Having achieved her dream, at 36, she retired from full-time professional surfing after 20 years of dedication to and passion for her vocation. There were many tears but by channelling her energy into business, charity work, ambassadorial roles and motivating others, her legacy will long continue. And marriage plans are in the air, with Layne and long-time friend Kirk Pengilly (INXS saxophonist) planning to tie the knot in the future.
Beachley, who regarded the ocean as her office and surf gear as her uniform, recently named Gold Coast’s Stephanie Gilmore as “someone worthy of accepting the responsibility of being the new face of women’s surfing.”
To the delight of both, they competed against each other during Sydney’s Layne Beachley Classic, a surfing tournament Beachley staged and helped organise since 2006. Her young rival took the honours for the first two years but unfortunately Gilmore suffered a shock defeat-being eliminated by a rookie teenager in 2008.
In 2009, with her typical never-saydie attitude, Beachley was again prepared to face her protege (Gilmore) in her own event at Dee Why, NSW. She frustratingly ended her illustrious career, bowing out in an early round in rather embarrassing fashion as she fell off “a demoralising apology of a wave.” It is widely anticipated that it will be Beachley’s final competitive career event. As Beachley said in something of an understatement, “It’s quite challenging, competing against 20 year olds!”
Gilmore didn’t have much luck either, beaten in the final. Her path to surfing success began in different circumstances.
Encouraged by her father, Jeff, Gilmore became interested in riding bodyboards at the age of 10 at Kingscliff before bursting onto the surfing scene as a 17-year-old schoolgirl in 2005, winning her first major event as a wildcard entry.
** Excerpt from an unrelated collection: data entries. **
# SebastianBitsch/SRGAN-ST

Measured on AMD Instinct MI355X. Metric: HR images/sec (96px x4, B=16/GPU) G+D+ST-loss step, higher is better.
Workload: dtype f32; 1 GPU; srgan_x4_hr96_b16_G+D+ST-loss step: adv+mse+st, D updated every step (train.py:116-164; BASELINE metric); global_batch=16, hr=96, lr=24, parallelism=dp1, hip_graph=True, d_update_interval=1, d_sr_forward=run: all three discriminator forwards of train.py:136,155,158

## Files before the change

### include/srganst.h

```cpp
#ifndef SRGANST_H
#define SRGANST_H
#include <stdint.h>
#ifdef __cplusplus
extern "C" {
#endif

const char* sst_last_error(void);
int sst_version(void);
const char* sst_arch(void);
int sst_clear_error(void);
int sst_reload_env(void);

int sst_st_loss_workspace(int B, int H, int W, int64_t* partial_floats);
int sst_st_loss_fwd(const float* sr, const float* gt, float* loss, float* gS, float* partials,
                    unsigned* counter, int B, int H, int W, float sigma, float rho, int normalize,
                    void* stream);
int sst_st_loss_bwd(const float* sr, const float* gS, float* dsr, const float* scale_dev,
                    float scale_host, int accumulate, int B, int H, int W, float sigma, float rho,
                    void* stream);
int sst_st_maps_workspace(int B, int H, int W, int64_t* tile_floats);
int sst_st_maps(const float* x, const float* gt, float* Sx, float* Sgt, float* Fx, float* Fgt, float* d, float* tile_sums,
                int B, int H, int W, float sigma, float rho, int normalize, void* stream);
int sst_st_pixel_loss_fwd(const float* sr, const float* gt, float* loss, float* gS, float* partials, unsigned* counter,
                          float* pix_loss, float* pix_partials, int pix_mode, int B, int H, int W, float sigma, float rho,
                          int normalize, void* stream);
int sst_st_pixel_loss_bwd(const float* sr, const float* gt, const float* gS, float* dsr, const float* scale_dev, float scale_host,
                          float pix_weight, int pix_mode, int accumulate, int B, int H, int W, float sigma, float rho,
                          void* stream);
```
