static int track_run(cpx_handle* h, const uint16_t* frames_dev, const int32_t* clip_offsets,
                     const cpx_frame_meta* meta, int B, int n_prev, cpx_component* comps_dev,
                     cpx_frame_info* info_dev, int32_t* labels_dev, float* filtered_dev,
                     float* background_dev, int flags) {
  CPX_ENTER(h);
  if (flags & ~(CPX_TRACK_KEEP_BACKGROUND | CPX_TRACK_FREEZE_ON_FFC | CPX_TRACK_FREEZE_BACKGROUND | CPX_TRACK_DEFER_MEDIANS))
    return fail(h, CPX_ERR_INVALID, "track: unknown flag");
  if (int jrc = join_medians(h)) return jrc;
  const bool defer_medians = (flags & CPX_TRACK_DEFER_MEDIANS) != 0;
  const cpx_config& c = h->cfg;
  Schedule sc;
  int rc = build_schedule(h, clip_offsets, meta, B, &sc);
  if (rc != CPX_OK) return rc;
  const int total = sc.total, max_proc = sc.max_proc;
  const bool resume = n_prev > 0;
  int t_begin = 0;
  if (resume)
    for (int f = 0; f < n_prev; ++f) t_begin += meta[f].background_frame ? 0 : 1;
  const bool need_filt = (filtered_dev == nullptr);
  const WsLayout l = ws_layout(c, B, need_filt);
  if (resume && (l.total > h->ws_bytes || need_filt != h->stream_filt_state))
    return fail(h, CPX_ERR_INVALID, "cpx_track_frame: the stream's workspace is gone (optional outputs changed?)");
  const bool keep = !resume && (flags & CPX_TRACK_KEEP_BACKGROUND);
  if (keep) {
    const bool have_prev = h->ws && h->last_B == B && need_filt == h->stream_filt_state && l.total <= h->ws_bytes;
    for (int b = 0; b < B && !have_prev; ++b)
      if (!h->staged_bg.count(b)) {
        h->staged_bg.clear();
        return fail(h, CPX_ERR_INVALID, "CPX_TRACK_KEEP_BACKGROUND: no background state for a clip (previous call had another batch size, and nothing staged; staged states dropped)");
      }
  }
  for (const auto& kv : h->staged_bg)
    if (kv.first >= B) {
      h->staged_bg.clear();
      return fail(h, CPX_ERR_INVALID, "cpx_set_background: staged clip index outside the batch (staged states dropped)");
    }
  if (resume || keep) {
    if (int urc = unpack_state(h)) return urc;
  }
  h->state_packed = false;
  h->stream_filt_state = need_filt;
  h->last_B = B;
  struct StateGuard {
    cpx_handle* h;
    bool armed = true;
    ~StateGuard() {
      if (armed) {
        h->last_B = 0;
        h->state_packed = false;
      }
    }
  } guard{h};
  if (l.total > h->ws_bytes) {
    if (h->ws) hipFree(h->ws);
    h->ws = nullptr;
    h->ws_bytes = 0;
    hipError_t e = hipMalloc(&h->ws, l.total);
    if (e != hipSuccess) return fail(h, CPX_ERR_NOMEM, "workspace hipMalloc", e);
    h->ws_bytes = l.total;
  }
  rc = upload_schedule(h, sc, B);
  if (rc != CPX_OK) return rc;
  const int nproc_total = (int)sc.proc_idx.size();

  cpx::TrackArgs a{};
  a.W = c.width;
  a.H = c.height;
  a.edge = c.edge_pixels;
  a.window = c.window;
  a.cap_out = c.max_components;
  a.flags = flags;
  a.background_thresh = c.background_thresh;
  a.weight_add = c.weight_add;
  a.frames = frames_dev;
  a.clip_first = h->sched_dev;
  a.proc_off = h->sched_dev + B;
  a.proc_idx = h->sched_dev + B + (B + 1);
  a.proc_ffc = h->sched_dev + B + (B + 1) + std::max(nproc_total, 1);
  a.order = h->sched_dev + B + (B + 1) + 2 * (size_t)std::max(nproc_total, 1);
  a.wtab = h->wtab_dev;
  a.wtab_len = h->wtab_len;
  a.wthr = h->wthr_dev;
  char* base = (char*)h->ws;
  a.bg = (uint16_t*)(base + l.bg);
  a.wsum = (uint32_t*)(base + l.wsum);
  a.kcnt = (uint16_t*)(base + l.kcnt);
  a.packed_state = (h->packed_state_ok && !resume && !keep && h->staged_bg.empty() && max_proc <= 1023 && c.window <= 64) ? 1 : 0;
  a.filt_state = need_filt ? (float*)(base + l.filt) : nullptr;
  a.cstate = (cpx::ClipState*)(base + l.cstate);
  a.u8_state = (unsigned char*)(base + l.u8);
  a.carry = (cpx::FrameCarry*)(base + l.carry);
  a.bgavg = (double*)(base + l.bgavg);
  a.big_stat = c.max_components > cpx::track_lds_components() ? (uint32_t*)(base + l.big) : nullptr;
  a.nlm_flip = c.denoise ? 1 : 0;
  a.nlm_lut = h->nlm_lut_dev;
  a.comps_out = comps_dev;
  a.info_out = info_dev;
  a.labels_out = labels_dev;
  a.filtered_out = filtered_dev;

  const int f_new = resume ? n_prev : 0;
  CPX_HIP(h, hipMemsetAsync(info_dev + f_new, 0xFF, (size_t)(total - f_new) * sizeof(cpx_frame_info), h->stream));
  if (!resume) cpx::launch_init(a, B, keep ? 1 : 0, h->stream);
  if (!h->staged_bg.empty()) {
    const size_t P = (size_t)c.width * c.height;
    for (const auto& kv : h->staged_bg) {
      const int b = kv.first;
      const auto& sb = kv.second;
      for (int slot = 0; slot < 2; ++slot)
        CPX_HIP(h, hipMemcpyAsync(a.bg + ((size_t)b * 2 + slot) * P, sb.bg.data(), P * sizeof(uint16_t),
                                  hipMemcpyHostToDevice, h->stream));
      CPX_HIP(h, hipMemcpyAsync(a.kcnt + (size_t)b * P, sb.kcnt.data(), P * sizeof(uint16_t), hipMemcpyHostToDevice,
                                h->stream));
      CPX_HIP(h, hipMemcpyAsync(&a.cstate[b].bg_average, &sb.average, sizeof(double), hipMemcpyHostToDevice, h->stream));
      CPX_HIP(h, hipMemcpyAsync(a.bgavg + b, &sb.average, sizeof(double), hipMemcpyHostToDevice, h->stream));
    }
// ... 117 lines not shown
}
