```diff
@@ -1612,6 +1725,31 @@
     double *raw = psd_context > 0 ? arena_alloc_t<double>(ctx, (size_t)F * T) : nullptr;
     GSS_REQUIRE(ctx, raw || psd_context == 0, GSS_ERR_NOMEM, "wpe power workspace");
     return wpe_power_launch(ctx, Y, F, T, D, psd_context, raw, w);
+}
+
+using apply_fn_t = void (*)(const cplx *, const cplx *, int, int64_t, int, int, int, cplx *, double *);
+template <int TA, bool POWER>
+static apply_fn_t pick_apply(int D, int form) {
+    if (form == 1)
+        return D <= 16 ? wpe_apply_kernel<TA, 1, 4, 1, false, POWER> : wpe_apply_kernel<TA, 2, 4, 1, false, POWER>;
+    if (form == 2)
+        return D <= 16 ? wpe_apply_kernel<TA, 1, 4, 1, true, POWER> : wpe_apply_kernel<TA, 2, 4, 1, true, POWER>;
+    return D <= 16 ? wpe_apply_kernel<TA, 1, 4, 4, true, POWER> : wpe_apply_kernel<TA, 2, 4, 4, true, POWER>;
+}
+
+constexpr int kApplyGridDefault = 1;
+using apply_runs_fn_t = void (*)(const cplx *, const cplx *, int, int, int64_t, int, int, int, cplx *,
+                                 double *);
+template <int TA, bool POWER>
+static apply_runs_fn_t pick_apply_runs(int D, int form) {
+    if (form == 1)
+        return D <= 16 ? wpe_apply_runs_kernel<TA, 1, 4, 1, false, POWER>
+                       : wpe_apply_runs_kernel<TA, 2, 4, 1, false, POWER>;
+    if (form == 2)
+        return D <= 16 ? wpe_apply_runs_kernel<TA, 1, 4, 1, true, POWER>
+                       : wpe_apply_runs_kernel<TA, 2, 4, 1, true, POWER>;
+    return D <= 16 ? wpe_apply_runs_kernel<TA, 1, 4, 4, true, POWER>
+                   : wpe_apply_runs_kernel<TA, 2, 4, 4, true, POWER>;
 }
 
 int wpe_run(gss_ctx *ctx, const cplx *Y, int F, int64_t T, int D, int taps, int delay,
@@ -1627,10 +1765,11 @@
     }
     GSS_REQUIRE(ctx, X != Y, GSS_ERR_INVALID, "gss_wpe: X must not alias Y");
     double *w = arena_alloc_t<double>(ctx, (size_t)F * T);
-    double *raw = psd_context > 0 ? arena_alloc_t<double>(ctx, (size_t)F * T) : nullptr;
+    double *raw = psd_context > 0 || iterations > 1 ? arena_alloc_t<double>(ctx, (size_t)F * T) : nullptr;
     cplx *R = arena_alloc_t<cplx>(ctx, (size_t)F * n * n);
     cplx *P = arena_alloc_t<cplx>(ctx, (size_t)F * n * D);
-    GSS_REQUIRE(ctx, w && (raw || psd_context == 0) && R && P, GSS_ERR_NOMEM, "wpe workspace");
+    GSS_REQUIRE(ctx, w && (raw || (psd_context == 0 && iterations <= 1)) && R && P, GSS_ERR_NOMEM,
+                "wpe workspace");
 
     std::vector<CorrTile> tiles;
     const int sub16 = (n + 15) / 16;
@@ -1732,15 +1871,9 @@
     constexpr int apply_ta = 2;
     constexpr int apply_nwv = 4;
     const int apply_frames = 16 * apply_ta * apply_nwv;
-    auto apply_fn = D <= 16 ? wpe_apply_kernel<apply_ta, 1> : wpe_apply_kernel<apply_ta, 2>;
-    if (D >= 4 && !gss_variant_set("apply_generic")) {
-        if (n % 8 == 0)
-            apply_fn = D <= 16 ? wpe_apply_kernel<apply_ta, 1, 4, 1, false>
-                               : wpe_apply_kernel<apply_ta, 2, 4, 1, false>;
-        else
-            apply_fn = D <= 16 ? wpe_apply_kernel<apply_ta, 1, 4, 1, true>
-                               : wpe_apply_kernel<apply_ta, 2, 4, 1, true>;
-    }
+    const int apply_form = !(D >= 4 && !gss_variant_set("apply_generic")) ? 0 : n % 8 == 0 ? 1 : 2;
+    auto apply_fn = pick_apply<apply_ta, false>(D, apply_form);
+    auto apply_power_fn = pick_apply<apply_ta, true>(D, apply_form);
     const size_t apply_lds = sizeof(cplx) * (size_t)(apply_frames + c + 2) * (D | 1);
     int apply_ph = 1, apply_nt = (D + 15) / 16;
     size_t packed_lds = 0;
@@ -1805,9 +1938,35 @@
     GSS_REQUIRE(ctx, corr_lds <= 160 * 1024 && apply_lds <= 160 * 1024, GSS_ERR_UNSUPPORTED,
                 "wpe: taps=%d D=%d needs more LDS than a CU has", taps, D);
     if (apply_lds > 64 * 1024)
-        GSS_HIP_CHECK(ctx, hipFuncSetAttribute(reinterpret_cast<const void *>(apply_fn),
-                                               hipFuncAttributeMaxDynamicSharedMemorySize,
-                                               (int)apply_lds));
+        for (apply_fn_t fn : {apply_fn, apply_power_fn})
+            GSS_HIP_CHECK(ctx, hipFuncSetAttribute(reinterpret_cast<const void *>(fn),
+                                                   hipFuncAttributeMaxDynamicSharedMemorySize,
+                                                   (int)apply_lds));
+    const bool fuse_power = !packed_fn && iterations > 1 && !gss_variant_set("power_pass");
+    const int apply_ntile = (int)((T + 16 * apply_ta - 1) / (16 * apply_ta));
+    const size_t runs_lds = sizeof(cplx) * (size_t)apply_nwv * (16 * apply_ta + c + 2) * (D | 1);
+    const bool apply_runs = !packed_fn && 2 * runs_lds <= 160 * 1024 &&
+                            (int64_t)F * apply_ntile < (1LL << 31) &&
+                            gss_variant("apply_grid", kApplyGridDefault) == 0;
+    apply_runs_fn_t runs_fn[2] = {pick_apply_runs<apply_ta, false>(D, apply_form),
+                                  pick_apply_runs<apply_ta, true>(D, apply_form)};
+    int runs_grid[2] = {0, 0};
+    if (apply_runs) {
+        int cus = 0;
+        GSS_HIP_CHECK(ctx, hipDeviceGetAttribute(&cus, hipDeviceAttributeMultiprocessorCount, ctx->device));
+        const int nitems = F * apply_ntile;
+        for (int i = 0; i < 2; ++i) {
+            if (runs_lds > 64 * 1024)
+                GSS_HIP_CHECK(ctx, hipFuncSetAttribute(reinterpret_cast<const void *>(runs_fn[i]),
+                                                       hipFuncAttributeMaxDynamicSharedMemorySize,
+                                                       (int)runs_lds));
+            int per_cu = 0;
+            GSS_HIP_CHECK(ctx, hipOccupancyMaxActiveBlocksPerMultiprocessor(
+                                   &per_cu, reinterpret_cast<const void *>(runs_fn[i]), 64 * apply_nwv,
+                                   runs_lds));
+            runs_grid[i] = std::min(std::max(per_cu, 1) * cus, (nitems + apply_nwv - 1) / apply_nwv);
+        }
+    }
     if (corr_lds > 64 * 1024)
         GSS_HIP_CHECK(ctx, hipFuncSetAttribute(reinterpret_cast<const void *>(corr_fn),
                                                hipFuncAttributeMaxDynamicSharedMemorySize,
@@ -1843,7 +2002,7 @@
         const cplx *cur = it == 0 ? Y : X;
         {
             GSS_PROF(ctx, "wpe_power");
-            GSS_TRY(wpe_power_launch(ctx, cur, F, T, D, psd_context, raw, w));
+            GSS_TRY(wpe_power_launch(ctx, cur, F, T, D, psd_context, raw, w, fuse_power && it > 0));
         }
         if (corr_persist) {
             GSS_HIP_CHECK(ctx, hipMemsetAsync(corr_counters, 0, 8 * 16 * sizeof(int), ctx->stream));
@@ -1911,10 +2070,15 @@
                 const int wg_frames = 64 * apply_ph;
                 hipLaunchKernelGGL(packed_fn, dim3(xcd_grid((int)((T + wg_frames - 1) / wg_frames), F)),
                                    dim3(256), packed_lds, ctx->stream, Y, P, F, T, D, n, c, X);
+            } else if (apply_runs) {
+                const int pw = fuse_power && it + 1 < iterations ? 1 : 0;
+                hipLaunchKernelGGL(runs_fn[pw], dim3(runs_grid[pw]), dim3(64 * apply_nwv), runs_lds,
+                                   ctx->stream, Y, P, apply_ntile, F * apply_ntile, T, D, n, c, X, raw);
             } else {
-                hipLaunchKernelGGL(apply_fn,
+                hipLaunchKernelGGL(fuse_power && it + 1 < iterations ? apply_power_fn : apply_fn,
                                    dim3(xcd_grid((int)((T + apply_frames - 1) / apply_frames), F)),
-                                   dim3(64 * apply_nwv), apply_lds, ctx->stream, Y, P, F, T, D, n, c, X);
+                                   dim3(64 * apply_nwv), apply_lds, ctx->stream, Y, P, F, T, D, n, c, X,
+                                   raw);
             }
             GSS_LAUNCH_CHECK(ctx, "wpe_apply_kernel");
         }
```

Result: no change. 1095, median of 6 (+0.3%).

During her meteoric rise as a professional surfer, she created history, capturing the ASP Women’s World Championship in her rookie year, 2007. The high-school graduate also claimed the ASP World title the following year and in 2009, the new surfing queen brilliantly earned her third consecutive crown, becoming the only surfer to win the title each year she’s competed at this elite level.
“The first title was a relief, the second one was satisfying, so too is this one. I’m stoked,” exclaimed the ecstatic surfing ace.
Like her predecessor and mentor, Gilmore has an easygoing personality and self-explanatory nickname- “Happy Gilmore”-but beneath that friendly exterior burns a fiercely competitive spirit, essential to excel at this, the highest level.
It is interesting to note that surfing legend Beachley rates love, health and happiness as more important to her now than surfing, while Gilmore, as heir apparent, sees herself as a rolemodel for young surfers.
“You’re in the public eye. You have to make wise decisions,” she says. “Once you become a world champion, you are a role model.”
Although this new surfing sensation has the waves at her feet, the golden girl knows she has to continue to work hard to stay on top, while not letting surfing dominate her life completely.
“I also enjoy music, playing my guitar, shopping and hanging out with friends-just like any other 21-yearold,” declared Gilmore, content to be both who and what she is.